Now this is JUST IMO now but all the guys at Woodcraft agree Jet is a beter machine only because of the VS and the torque knob..  BUT  Tormeks jigs are far supeior to Jets . Atleast for the skew and the toenail .Thou not cheap .. The Jet diamond wheel dresser and flat tool rest a do fine from jet . I also by looks alone think the Jet scissor shapener and long and short knife jigs a do fine from Jet . But I most likely when adding Jigs a just spend the little extra on the Tormek jigs there just better designed IMO ...Also I highly recomend you BUY the Tormek book it has so much more info in it than the Jet DVD that I felt was lacking in stuf you really need to know . Between Tormeks book and Tormeks web site videos on each jig   you can figure anything out ..IMO YOU really need the Tormek book to go with the Jet.. Jet has NO recipes in there package so you don't know things you HAVE to know and DON'T need to guess on . The Tormek book takes the guess work out of a LOT a things  ...

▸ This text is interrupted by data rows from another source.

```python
NUM_CLUSTERS_MIN = _env_int("NUM_CLUSTERS_MIN", 2)
NUM_CLUSTERS_MAX = _env_int("NUM_CLUSTERS_MAX", 40)
DBSCAN_EPS_MIN = _env_float("DBSCAN_EPS_MIN", 0.2)
DBSCAN_EPS_MAX = _env_float("DBSCAN_EPS_MAX", 2.5)
DBSCAN_MIN_SAMPLES_MIN = _env_int("DBSCAN_MIN_SAMPLES_MIN", 3)
DBSCAN_MIN_SAMPLES_MAX = _env_int("DBSCAN_MIN_SAMPLES_MAX", 15)
GMM_N_COMPONENTS_MIN = _env_int("GMM_N_COMPONENTS_MIN", 2)
GMM_N_COMPONENTS_MAX = _env_int("GMM_N_COMPONENTS_MAX", 30)
GMM_COVARIANCE_TYPE = _env("GMM_COVARIANCE_TYPE", "diag")
SPECTRAL_N_CLUSTERS_MIN = _env_int("SPECTRAL_N_CLUSTERS_MIN", 2)
SPECTRAL_N_CLUSTERS_MAX = _env_int("SPECTRAL_N_CLUSTERS_MAX", 30)
SPECTRAL_N_NEIGHBORS = _env_int("SPECTRAL_N_NEIGHBORS", 10)
PCA_COMPONENTS_MIN = _env_int("PCA_COMPONENTS_MIN", 0)
PCA_COMPONENTS_MAX = _env_int("PCA_COMPONENTS_MAX", 32)

SCORE_WEIGHT_DIVERSITY = _env_float("SCORE_WEIGHT_DIVERSITY", 2.0)
SCORE_WEIGHT_PURITY = _env_float("SCORE_WEIGHT_PURITY", 1.0)
SCORE_WEIGHT_OTHER_FEATURE_DIVERSITY = _env_float(
    "SCORE_WEIGHT_OTHER_FEATURE_DIVERSITY", 0.0)
SCORE_WEIGHT_OTHER_FEATURE_PURITY = _env_float(
    "SCORE_WEIGHT_OTHER_FEATURE_PURITY", 0.0)
SCORE_WEIGHT_SILHOUETTE = _env_float("SCORE_WEIGHT_SILHOUETTE", 0.0)
SCORE_WEIGHT_DAVIES_BOULDIN = _env_float("SCORE_WEIGHT_DAVIES_BOULDIN", 0.0)
SCORE_WEIGHT_CALINSKI_HARABASZ = _env_float(
    "SCORE_WEIGHT_CALINSKI_HARABASZ", 0.0)

SEM_GROVE_LYRICS_WEIGHT = _env_float("SEM_GROVE_LYRICS_WEIGHT", 0.75)
SEM_GROVE_AUDIO_WEIGHT = _env_float("SEM_GROVE_AUDIO_WEIGHT", 0.25)

ARTIST_GMM_MIN_COMPONENTS = 2
ARTIST_GMM_MAX_COMPONENTS = 10
INDEX_BUILD_WORKERS = _env_int("INDEX_BUILD_WORKERS", 4)

SONIC_FINGERPRINT_HALF_LIFE_DAYS = _env_float("SONIC_FINGERPRINT_HALF_LIFE_DAYS", 30.0)
SONIC_FINGERPRINT_TOP_PLAYED = _env_int("SONIC_FINGERPRINT_TOP_PLAYED", 100)
SONIC_FINGERPRINT_TOP_N_SONGS = _env_int("SONIC_FINGERPRINT_TOP_N_SONGS", 50)
SONIC_FINGERPRINT_NEIGHBORS = _env_int("SONIC_FINGERPRINT_NEIGHBORS", 3)
SONIC_FINGERPRINT_MAX_SONGS_PER_ALBUM = _env_int(
    "SONIC_FINGERPRINT_MAX_SONGS_PER_ALBUM", 0)
SONIC_FINGERPRINT_CRON_PLAYLIST_NAME = _env(
    "SONIC_FINGERPRINT_CRON_PLAYLIST_NAME", "Sonic Fingerprint_automatic")

HYPERBOLIC_SCALE_PERCENTILE = _env_float("HYPERBOLIC_SCALE_PERCENTILE", 95.0)
HYPERBOLIC_DEFAULT_LIMIT = _env_int("HYPERBOLIC_DEFAULT_LIMIT", 50)
HYPERBOLIC_MAX_LIMIT = _env_int("HYPERBOLIC_MAX_LIMIT", 500)
HYPERBOLIC_RADIAL_SPREAD = _env_float("HYPERBOLIC_RADIAL_SPREAD", 0.8)
HYPERBOLIC_CANDIDATE_OVERFETCH = _env_int("HYPERBOLIC_CANDIDATE_OVERFETCH", 4)
HYPERBOLIC_RADIUS_SCALE = _env_float("HYPERBOLIC_RADIUS_SCALE", 1.0)
HYPERBOLIC_RADIUS_PERCENTILE = _env_float("HYPERBOLIC_RADIUS_PERCENTILE", 95.0)
HYPERBOLIC_TARGET_LEAF_SIZE = _env_int("HYPERBOLIC_TARGET_LEAF_SIZE", 200)
HYPERBOLIC_MIN_CLUSTER_SIZE = _env_int("HYPERBOLIC_MIN_CLUSTER_SIZE", 10)
HYPERBOLIC_TREE_WARMUP_DURATION = _env_float(
    "HYPERBOLIC_TREE_WARMUP_DURATION", 300.0)

RADIUS_WALK_BUCKETS = _env_int("RADIUS_WALK_BUCKETS", 10)
RADIUS_INSTRUMENTATION = _env_bool("RADIUS_INSTRUMENTATION", False)

GPU_DTYPE = _env("GPU_DTYPE", "bf16")
CLAP_GPU_BATCH = _env_int("CLAP_GPU_BATCH", 256)
CLAP_FP8_SERVING = _env_bool("AUDIOMUSE_FP8_SERVING", False)
FP8_HIDDEN_ENABLE = _env_bool("AUDIOMUSE_FP8_HIDDEN", False)
FP8_ATTN_ENABLE = _env_bool("AUDIOMUSE_FP8_ATTN", False)
MLP_FUSED_ENABLE = _env_bool("AUDIOMUSE_MLP_FUSED", True)
MERGE_LN_GATHER = _env_bool("AUDIOMUSE_MERGE_LN_GATHER", True)
HIP_REQUIRE_NATIVE = _env_bool("HIP_REQUIRE_NATIVE", True)
RCCL_BUCKET_CAP_MB = _env_int("RCCL_BUCKET_CAP_MB", 64)

AI_PROVIDER = _env("AI_MODEL_PROVIDER", _env("AI_PROVIDER", "none"))
AI_MODEL_NAME = _env("AI_MODEL_NAME", "")
AI_BASE_URL = _env("AI_BASE_URL", "")
AI_API_KEY = _env("AI_API_KEY", "")
AI_MAX_TOOL_CALLS = _env_int("AI_MAX_TOOL_CALLS", 4)
AI_REQUEST_TIMEOUT_SECONDS = _env_float("AI_REQUEST_TIMEOUT_SECONDS", 60.0)
MAX_SONGS_IN_AI_PROMPT = _env_int("MAX_SONGS_IN_AI_PROMPT", 100)
AI_TOOLCALL_TEMPERATURE = _env_float("AI_TOOLCALL_TEMPERATURE", 0.2)
AI_TOOLCALL_TOP_P = _env_float("AI_TOOLCALL_TOP_P", 0.9)
AI_TOOLCALL_TOP_K = _env_int("AI_TOOLCALL_TOP_K", 40)
AI_TOOLCALL_MIN_P = _env_float("AI_TOOLCALL_MIN_P", 0.0)
AI_TOOLCALL_NUM_PREDICT = _env_int("AI_TOOLCALL_NUM_PREDICT", 1024)
OPENAI_API_KEY = _env("OPENAI_API_KEY", "no-key-needed")
OPENAI_MODEL_NAME = _env("OPENAI_MODEL_NAME", "gpt-4o-mini")
OPENAI_SERVER_URL = _env("OPENAI_SERVER_URL", "https://api.openai.com/v1")
OLLAMA_SERVER_URL = _env("OLLAMA_SERVER_URL", "http://127.0.0.1:11434/v1")
OLLAMA_MODEL_NAME = _env("OLLAMA_MODEL_NAME", "llama3.1")
GEMINI_API_KEY = _env("GEMINI_API_KEY", "")
GEMINI_MODEL_NAME = _env("GEMINI_MODEL_NAME", "gemini-2.0-flash")
MISTRAL_API_KEY = _env("MISTRAL_API_KEY", "")
MISTRAL_MODEL_NAME = _env("MISTRAL_MODEL_NAME", "mistral-small-latest")

PLUGINS_ENABLED = _env_bool("PLUGINS_ENABLED", True)
PLUGIN_MAX_DOWNLOAD_MB = _env_int("PLUGIN_MAX_DOWNLOAD_MB", 50)
PLUGIN_ALLOW_PIP = _env_bool("PLUGIN_ALLOW_PIP", False)

JWT_SECRET = _env("AUDIOMUSE_JWT_SECRET", _env("JWT_SECRET", ""))
API_TOKEN = _env("AUDIOMUSE_API_TOKEN", _env("API_TOKEN", ""))
AUTH_ENABLED = _env_bool("AUTH_ENABLED", True)
AUDIOMUSE_USER = _env("AUDIOMUSE_USER", "")
AUDIOMUSE_PASSWORD = _env("AUDIOMUSE_PASSWORD", "")
BEHIND_PROXY = _env_bool("ENABLE_PROXY_FIX",
                         _env_bool("AUDIOMUSE_BEHIND_PROXY", False))
DASHBOARD_BROWSE_PAGE_SIZE = _env_int("DASHBOARD_BROWSE_PAGE_SIZE", 100)
DASHBOARD_BROWSE_MAX_OFFSET = _env_int("DASHBOARD_BROWSE_MAX_OFFSET", 10000)
DASHBOARD_REFRESH_SECONDS = _env_float("DASHBOARD_REFRESH_SECONDS", 60.0)


def set_db_override_provider(provider: Optional[Callable[[], Dict[str, str]]]) -> None:
    global _DB_OVERRIDE_PROVIDER
    _DB_OVERRIDE_PROVIDER = provider


def apply_db_overrides(overrides: Dict[str, str]) -> int:
    import sys

    module = sys.modules[__name__]
    applied = 0
    for key, raw in (overrides or {}).items():
        if not key.isupper() or not hasattr(module, key):
            continue
        current = getattr(module, key)
        try:
            if isinstance(current, bool):
                value = str(raw).strip().lower() in ("1", "true", "yes", "on")
            elif isinstance(current, int):
                value = int(raw)
            elif isinstance(current, float):
                value = float(raw)
            elif isinstance(current, str):
                value = str(raw)
            else:
                continue
        except (TypeError, ValueError):
            continue
        setattr(module, key, value)
        applied += 1
    return applied


def refresh_config() -> None:
    if _DB_OVERRIDE_PROVIDER is not None:
        apply_db_overrides(_DB_OVERRIDE_PROVIDER() or {})


_DEFAULTS_SNAPSHOT: Dict[str, object] = {
    _k: _v for _k, _v in list(globals().items())
    if _k.isupper() and isinstance(_v, (bool, int, float, str))
}
# ... 5 lines not shown
```

audiomuse_amd/models/htsat.py:

```python

from __future__ import annotations

from dataclasses import dataclass
from typing import List, Tuple

import torch
import torch.nn as nn
import torch.nn.functional as F

from audiomuse_amd.ops.attention import window_attention
from audiomuse_amd.ops.norms import FusedLayerNorm


@dataclass
class HTSATConfig:
    n_mels: int = 128
    n_frames: int = 1024
    patch_size: int = 4
    embed_dim: int = 128
    depths: Tuple[int, ...] = (2, 2, 6, 2)
    num_heads: Tuple[int, ...] = (4, 8, 16, 32)
    window: int = 8
    mlp_ratio: float = 4.0
    out_dim: int = 512
# ... 5 lines not shown
    x = x.view(B, H // w, w, W // w, w, C)
    return x.permute(0, 1, 3, 2, 4, 5).reshape(-1, w * w, C)


def window_reverse(win: torch.Tensor, w: int, H: int, W: int) -> torch.Tensor:
    B = win.shape[0] // (H // w * W // w)
    x = win.view(B, H // w, W // w, w, w, -1)
    return x.permute(0, 1, 3, 2, 4, 5).reshape(B, H, W, -1)


class WindowAttention(nn.Module):

    def __init__(self, dim: int, heads: int, window: int):
        super().__init__()
        self.dim = dim
        self.heads = heads
        self.window = window
        self.scale = (dim // heads) ** -0.5
        self.qkv = nn.Linear(dim, dim * 3, bias=True)
        self.proj = nn.Linear(dim, dim)

        n = (2 * window - 1) ** 2
        self.rel_bias = nn.Parameter(torch.zeros(n, heads))
        coords = torch.stack(torch.meshgrid(
            torch.arange(window), torch.arange(window), indexing="ij"))
        flat = coords.flatten(1)
        rel = flat[:, :, None] - flat[:, None, :]
        rel = rel.permute(1, 2, 0) + (window - 1)
        idx = rel[..., 0] * (2 * window - 1) + rel[..., 1]
        self.register_buffer("rel_index", idx, persistent=False)
        nn.init.trunc_normal_(self.rel_bias, std=0.02)

    def full_bias(self) -> torch.Tensor:
        T = self.window * self.window
        bias = self.rel_bias[self.rel_index.view(-1)].view(T, T, self.heads)
        return bias.permute(2, 0, 1).float().contiguous()

    def full_bias_bf16(self) -> torch.Tensor:
        ver = self.rel_bias._version
        cached = getattr(self, "_bias_cache", None)
        if cached is not None and cached[0] == ver \
                and cached[1].device == self.rel_bias.device:
            return cached[1]
        table = self.full_bias().to(torch.bfloat16).contiguous()
        self._bias_cache = (ver, table)
        return table

    def forward(self, x: torch.Tensor, mask: torch.Tensor | None) -> torch.Tensor:
        nW, T, C = x.shape
        qkv = self.qkv(x).reshape(nW, T, 3, self.heads, C // self.heads)
        q, k, v = qkv.permute(2, 0, 3, 1, 4).unbind(0)
        bias = self.full_bias().to(x.dtype)
        out = window_attention(q, k, v, bias, mask, self.scale)
        out = out.transpose(1, 2).reshape(nW, T, C)
        return self.proj(out)
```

In short Buy the Jet machine Tormeks book and jigs and you got the best of both worlds  IMHO anyway .

With jigs and all with the Jet on sale at $279.00 and all the jigs 10% off I bought tormek jigs after taking back the Jet jigs and buying all Tormek jigs I spent about $550.00 but I bought 5 Jigs  including the the diamond wheel dresser and flat tool rest and the smaller leather wheel add on  ..

Expensive maybe . But I can now put a razor edge on my tools and NOT burn them up or wear them down like on a regular grinder at 1800  RPM I was using the sytem made in Canada on a slow soeed grinder .. cheaper BUT not near  as good as a wet sharpener ..IF yu can afford the wet  sharpener BUY it .. It a last a life time and save your expensive tools . And nothing beats sharp tools ..

I hope you guys understand my ramble ! 

pipes

PS don't think you can just buy the machine package at $279.00 and do your tools YOU need a few extras atleat . IMO and the book I am speaking of above can be down loaded for free but it BIG at Tormeks site or Woodcrfat sells it in Hard cover for $20.00 title is 

Torgny Jansson authur

Water cooled grinding aand sharpening of edge tools 
edition 9.2

also know as the Tormek handbook ..


----------



## Tanner (Apr 6, 2007)

Nice write up Guy.  I also have the Jet and love it.[8D]  My eyes are starting to go and with this all you have to do is slip the tool in the jig and get a super sharp edge every time.


----------



## Pipes (Apr 7, 2007)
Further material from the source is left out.